Bis Ende 2018 bleibt der Automat erstmal auf Schiphol Plaza stehen. Danach wird „geprüft, ob die Bedürfe der Reisenden abgedeckt werden.“ Jaja. Das ist Schiphol-Speak für „wenn wir hier eine Gewinnspanne von 8.000% festhalten können, sowie es uns bei Kaffee und Brötchen gelingt, darf er bleiben.“

Bin ich jetzt übertrieben kritisch? Nein – ihr erwartet von uns recherchierte Artikel und Lotte kennt ihre Heimat. Anderseits? Ja – in den Niederlanden hat jetzt echt jeder Reisende, Besucher und Hilfshund Zugriff auf Kryptowährungen. Hier kommt es groß in den Nachrichten, wenn ein Banker oder Politiker was Positives zur Blockchaintechnologie zu melden hat. Im finanziellen Bereich sind fast alle Länder Deutschland Lichtjahre voraus.

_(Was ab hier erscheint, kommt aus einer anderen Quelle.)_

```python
def conv_bwd_weight(x, dy, w_shape_krsc, stride, pad, dil, want_bias=False, wino_v=None, on_stream=None):
    cout, kh, kw, cin = w_shape_krsc
    dw = torch.empty(w_shape_krsc, dtype=torch.float32, device=x.device)
    db = torch.empty(cout, dtype=torch.float32, device=x.device) if want_bias else None
    xd, dyd = tdesc(x), tdesc(dy)
    p = L.conv_params(kh, kw, stride, pad, dil, CONV_PREC)
    if wino_v is not None:
        p.wino_v, p.wino_v_bytes = wino_v.data_ptr(), wino_v.numel() * 4
    lib = _lib()
    nb = _sizes(('w', x.shape, x.stride(), x.dtype, dy.shape, dy.stride(), dy.dtype, w_shape_krsc, stride, pad, dil, CONV_PREC, wino_v is not None, _GEN[0]),
                lambda: lib.pm_conv_workspace(byref(xd), byref(dyd), byref(p), 2))
# ... 434 lines not shown
    field = torch.empty(lib.pm_upsample_ce_field_bytes(byref(ld), H, W) // 4, dtype=torch.float32, device=logits.device)
    nb = lib.pm_upsample_wce_workspace(n, H, W)
    ws = workspace(nb, logits.device)
    check(lib.pm_upsample_wce_fwd_field(byref(ld), inv_temp, labels.data_ptr(), H, W, wt.data_ptr(), stride, int(bool(per_image)), out.data_ptr(), field.data_ptr(),
                                        ptr(ws), nb, stream()), 'pm_upsample_wce_fwd_field')
    return out, field


def upsample_wce_bwd_field(logits, label_hw, loss_out, field, gscale, per_image, inv_temp=1.0):
    H, W = label_hw
    dl = new(tuple(logits.shape), logits, pitch_pad=(logits.stride(2) != logits.shape[3]))
    check(_lib().pm_upsample_wce_bwd_field(byref(tdesc(logits)), inv_temp, H, W, int(bool(per_image)), loss_out.data_ptr(), ptr(gscale), field.data_ptr(),
                                           byref(tdesc(dl)), stream()), 'pm_upsample_wce_bwd_field')
    return dl


def refresh_f32_filters():
    if CONV_PREC != 0 or KEEP_WINOGRAD_U is False or not _U_CACHE or not WXF_REFRESH:
        return 0
    import weakref
    dev = torch.cuda.current_device()
    todo = []
    for key, ent in _U_CACHE.items():
        if key[4] != 0 or key[5] or key[3] != dev or not ent[5] or key[1][1] != 3 or key[1][2] != 3:
            continue
        ent[5] = False
        owner = ent[0]() if isinstance(ent[0], weakref.ref) else ent[0]
        if owner is None or owner.data_ptr() != key[0] or ent[1] == owner._version or not ent[2].is_cuda:
            continue
        todo.append((key, ent, owner))
    if not todo:
        return 0
    jobs = (L.PmWxfJob * len(todo))()
    for j, (key, ent, owner) in zip(jobs, todo):
        cout, kh, kw, cin = key[1]
        j.w, j.wxf, j.wxf_bytes, j.cout, j.kh, j.kw, j.cin, j.dgrad = key[0], ent[2].data_ptr(), key[2], cout, kh, kw, cin, 0
        ent[1] = -1
    check(_lib().pm_conv_wxf_refresh_f32(jobs, len(todo), stream()), 'pm_conv_wxf_refresh_f32')
    cur = L.stream_obj()
    raw = cur.cuda_stream
    if raw not in _U_STREAMS:
        _U_STREAMS[raw] = cur
    ev = cur.record_event()
    for key, ent, owner in todo:
        ent[1], ent[3], ent[4] = owner._version, ev, raw
    return len(todo)


def refresh_filters():
    return refresh_bf16_filters() if CONV_PREC == 2 else refresh_f32_filters()


def mem_read_fwd(x, mem, noise=None):
    n, h, w, d = x.shape
    m = mem.shape[0]
    qr = torch.empty((n, h, w, 2 * d), dtype=torch.float32, device=x.device)
    score = torch.empty((n * h * w, m), dtype=torch.float32, device=x.device)
    pmem = torch.empty_like(score)
    check(_lib().pm_mem_read_fwd(byref(tdesc(x)), mem.data_ptr(), m, ptr(noise), byref(tdesc(qr)), score.data_ptr(), pmem.data_ptr(), stream()), 'pm_mem_read_fwd')
# ... 154 lines not shown
```

pinthememory_amd/hip/lib.py:

```python
import ctypes
import os
from ctypes import POINTER, byref, c_char_p, c_float, c_int, c_int32, c_int64, c_size_t, c_void_p

import torch

_HERE = os.path.dirname(os.path.dirname(os.path.abspath(__file__)))
LIB_PATH = os.environ.get('PM_LIB') or os.path.join(_HERE, 'libpinmem_hip.so')


class PmTensor(ctypes.Structure):
    _fields_ = [('ptr', c_void_p), ('n', c_int32), ('h', c_int32), ('w', c_int32), ('c', c_int32), ('pitch', c_int64), ('dtype', c_int32), ('flags', c_int32)]


PM_F32, PM_BF16 = 0, 1
PM_TF_ZERO_PAD64 = 1


class PmSgdEntry(ctypes.Structure):
    _fields_ = [('param', c_void_p), ('grad', c_void_p), ('momentum_buffer', c_void_p), ('numel', c_int64)]


class PmWxfJob(ctypes.Structure):
    _fields_ = [('w', c_void_p), ('wxf', c_void_p), ('wxf_bytes', c_int64), ('cout', c_int32), ('kh', c_int32), ('kw', c_int32), ('cin', c_int32),
                ('dgrad', c_int32), ('reserved', c_int32)]
# ... 19 lines not shown
    return PmConvParams(ctypes.sizeof(PmConvParams), kh, kw, stride, pad, dil, prec)


def conv_epilogue(*fields):
    return PmConvEpilogue(ctypes.sizeof(PmConvEpilogue), *fields)


ABI_VERSION = 400


class PinmemError(RuntimeError):
    pass


_T, _P, _E = POINTER(PmTensor), POINTER(PmConvParams), POINTER(PmConvEpilogue)
_vp, _sz, _i, _f, _i64 = c_void_p, c_size_t, c_int, c_float, c_int64

SIGNATURES = {
    'pm_last_error': (c_char_p, []),
    'pm_version': (c_int, []),
    'pm_conv_winograd_v_bytes': (_sz, [_T, _T, _P]),
    'pm_conv_wxf_bytes': (_sz, [_T, _T, _P]),
    'pm_conv_wxf_bytes_dgrad': (_sz, [_T, _T, _P]),
    'pm_conv_wxf_refresh_bf16': (_i, [_vp, _i, _vp]),
    'pm_conv_wxf_refresh_f32': (_i, [_vp, _i, _vp]),
    'pm_conv_workspace': (_sz, [_T, _T, _P, _i]),
    'pm_conv_fwd': (_i, [_T, _vp, _T, _P, _E, _vp, _sz, _vp]),
    'pm_conv_bwd_data': (_i, [_T, _vp, _T, _P, _T, _vp, _sz, _vp]),
    'pm_conv_bwd_data_masked': (_i, [_T, _vp, _T, _P, _T, _vp, _vp, _sz, _vp]),
    'pm_conv_bwd_weight': (_i, [_T, _T, _vp, _vp, _P, _vp, _sz, _vp]),
    'pm_set_winograd': (_i, [_i]),
    'pm_set_winograd_fused': (_i, [_i]),
    'pm_set_conv16': (_i, [_i]),
    'pm_profile_enable': (_i, [_i]),
    'pm_profile_dump': (_i, [ctypes.c_char_p]),
    'pm_profile_read': (_i, [_i, _i, _i, _i, _i, POINTER(ctypes.c_double), POINTER(ctypes.c_double), POINTER(c_int64), _i]),
    'pm_profile_read_prec': (_i, [_i, _i, _i, _i, _i, _i, POINTER(ctypes.c_double), POINTER(ctypes.c_double), POINTER(c_int64), _i]),
    'pm_profile_read_bytes': (_i, [_i, _i, _i, _i, _i, _i, POINTER(ctypes.c_double)]),
    'pm_bn_workspace': (_sz, [_T]),
    'pm_bn_stats': (_i, [_T, _vp, _vp, _sz, _vp]),
    'pm_bn_merge': (_i, [_vp, _i, _i, _vp, _vp]),
    'pm_bn_merge_finalize': (_i, [_vp, _i, _i, _f, _vp, _vp, _vp, _vp, _f, _vp]),
    'pm_bn_finalize': (_i, [_vp, _i, _f, _vp, _vp, _vp, _vp, _f, _vp]),
    'pm_bn_stats_finalize': (_i, [_T, _f, _vp, _vp, _vp, _vp, _f, _vp, _sz, _vp]),
    'pm_bn_fold': (_i, [_vp, _vp, _vp, _vp, _vp, _i, _f, _vp, _vp, _vp]),
    'pm_bn_fold_multi': (_i, [_vp, _vp, _vp, _i, _i, _i, _f, _vp, _vp]),
# ... 170 lines not shown
```

Baseline: 156.2.

## Cache f32 Winograd dgrad filter transforms and XCD-remap input transform blocks

Extends the cached Winograd filter-transform machinery to the f32 data-gradient path. The transposed 3x3 filter transform is now kept in a per-weight buffer, refreshed in the batched multi-job kernel after weight updates, and passed to wino_conv so the per-call filter transform is skipped when the cache is valid. It also moves the XCD block-remap helper into the common header and applies it to the input-transform kernel to improve L2 locality across chiplets. This adds a persistent buffer per dgrad weight and extra refresh bookkeeping.

After: 156.5, median of 6. No clear change (+0.2%).

```diff
diff --git a/include/pinmem_hip.h b/include/pinmem_hip.h
--- a/include/pinmem_hip.h
+++ b/include/pinmem_hip.h
@@ -52,6 +52,7 @@
 size_t pm_conv_winograd_v_bytes(const pm_tensor* x, const pm_tensor* y, const pm_conv_params* p);
 size_t pm_conv_wxf_bytes(const pm_tensor* x, const pm_tensor* y, const pm_conv_params* p);
 size_t pm_conv_wxf_bytes_dgrad(const pm_tensor* dy, const pm_tensor* dx, const pm_conv_params* p);
+size_t pm_conv_wino_u_bytes_dgrad(const pm_tensor* dy, const pm_tensor* dx, const pm_conv_params* p);
 typedef struct pm_wxf_job {
   const float* w;
   void* wxf;
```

Ich kann nur noch davon ausgehen, dass der erste deutsche Krypto-Automat für BER geplant ist.

Am 26.06.18 hier, hier und hier gelesen.

 

2.   TRON hängt noch an der Etherchain

Die TRON Blockchain konnte sich an seinem Independance Day noch nicht komplett von seiner Mutti trennen. Während die neue Blockchain wie geplant im Mainnet laufen könnte, sind noch nicht alle Daten von der Etherchain migriert worden. Somit musste die ganze Timeline etwas angepasst werden.  Erst wenn der Tokentausch vollständig abgeschlossen ist, können die User ihre TRX Tokens verwenden, um Validators oder „Superrepresentatives“ zu wählen. Diese werden dann in einem delegated Proof of Stake (dPoS) Verfahren die Blöcke der Blockchain produzieren.

Jeder Token repräsentiert eine Stimme und ein Superrepresentative braucht mindestens 100 Millionen Stimmen, um gewählt zu werden.

Bevor die Tron Tokens, die jetzt auf Exchanges liegen, auch wieder abgehoben werden können, wird es noch wenige Tage dauern – Tron versorgt sie gerade mit den neuen Tokens. Nervig, wenn deine TRX tokens auf einer Exchange liegen, die den Wechsel zur eigenen Blockchain nicht unterstützt.

Am 26.06.18 hier und hier gelesen. Sehen was der Stand ist? Geht hier: https://tronscan.org/#/ .

 

3.   Und…? Nein, immer noch nicht dezentralisiert: EOS

Am Anfang haben wir uns noch Mühe gegeben, EOS als selbständige Blockchain ernst zu nehmen. Für uns sind Blockchains und Kryptowährungen aber immer dezentralisiert. Der Freeze bei EOS letzte Woche war keine Ausnahme. Diese Woche schaffte es das Projekt wieder zwei Mal in die Nachrichten mit krassen Eingriffen im eigenen Ökosystem.

Am 22. Wurde bekannt, dass die sogenannten Block Producers (BP) die User vor einem Diebstahl in Höhe von 20.000 USD in EOS schützen wollten. An sich eine noble Idee, aber was haben sie genau gemacht? Ich bleibe hier nah an der Beschreibung von Coindesk, die es ganz gut trifft.

EOS wurde zunächst auf die Etherchain von Ethereum aufgesetzt. Die im ICO verkauften EOS Tokens lagen entsprechend auf der Etherchain. Letztes Wochenende sollte die EOS-Blockchain live gehen. Deswegen mussten die Tokens von Ethereum zu EOS migriert werden und mussten die Token Holder ihre Wallets anmelden. In dem entstandenen Chaos konnten Scammer an die private Keys einiger User kommen. In Krypto heißt das: Pech gehabt, Tokens weg. Nicht bei EOS – fast alle Tokens waren noch angebunden (staked) und konnten die ersten 72 Stunden eh nirgendwo hin.

Die betroffenen User meldeten sich bei dem EOSIO Core Arbitration Forum (ECAF), der bei Konflikten entscheiden soll. Das Forum saß allerdings nur doof da, weil es sich in dieser Phase noch nicht für zuständig hielt. Daraufhin taten sich die BPs mal wieder zusammen und frierten die Accounts ein, bis das ECAF sich äußern kann.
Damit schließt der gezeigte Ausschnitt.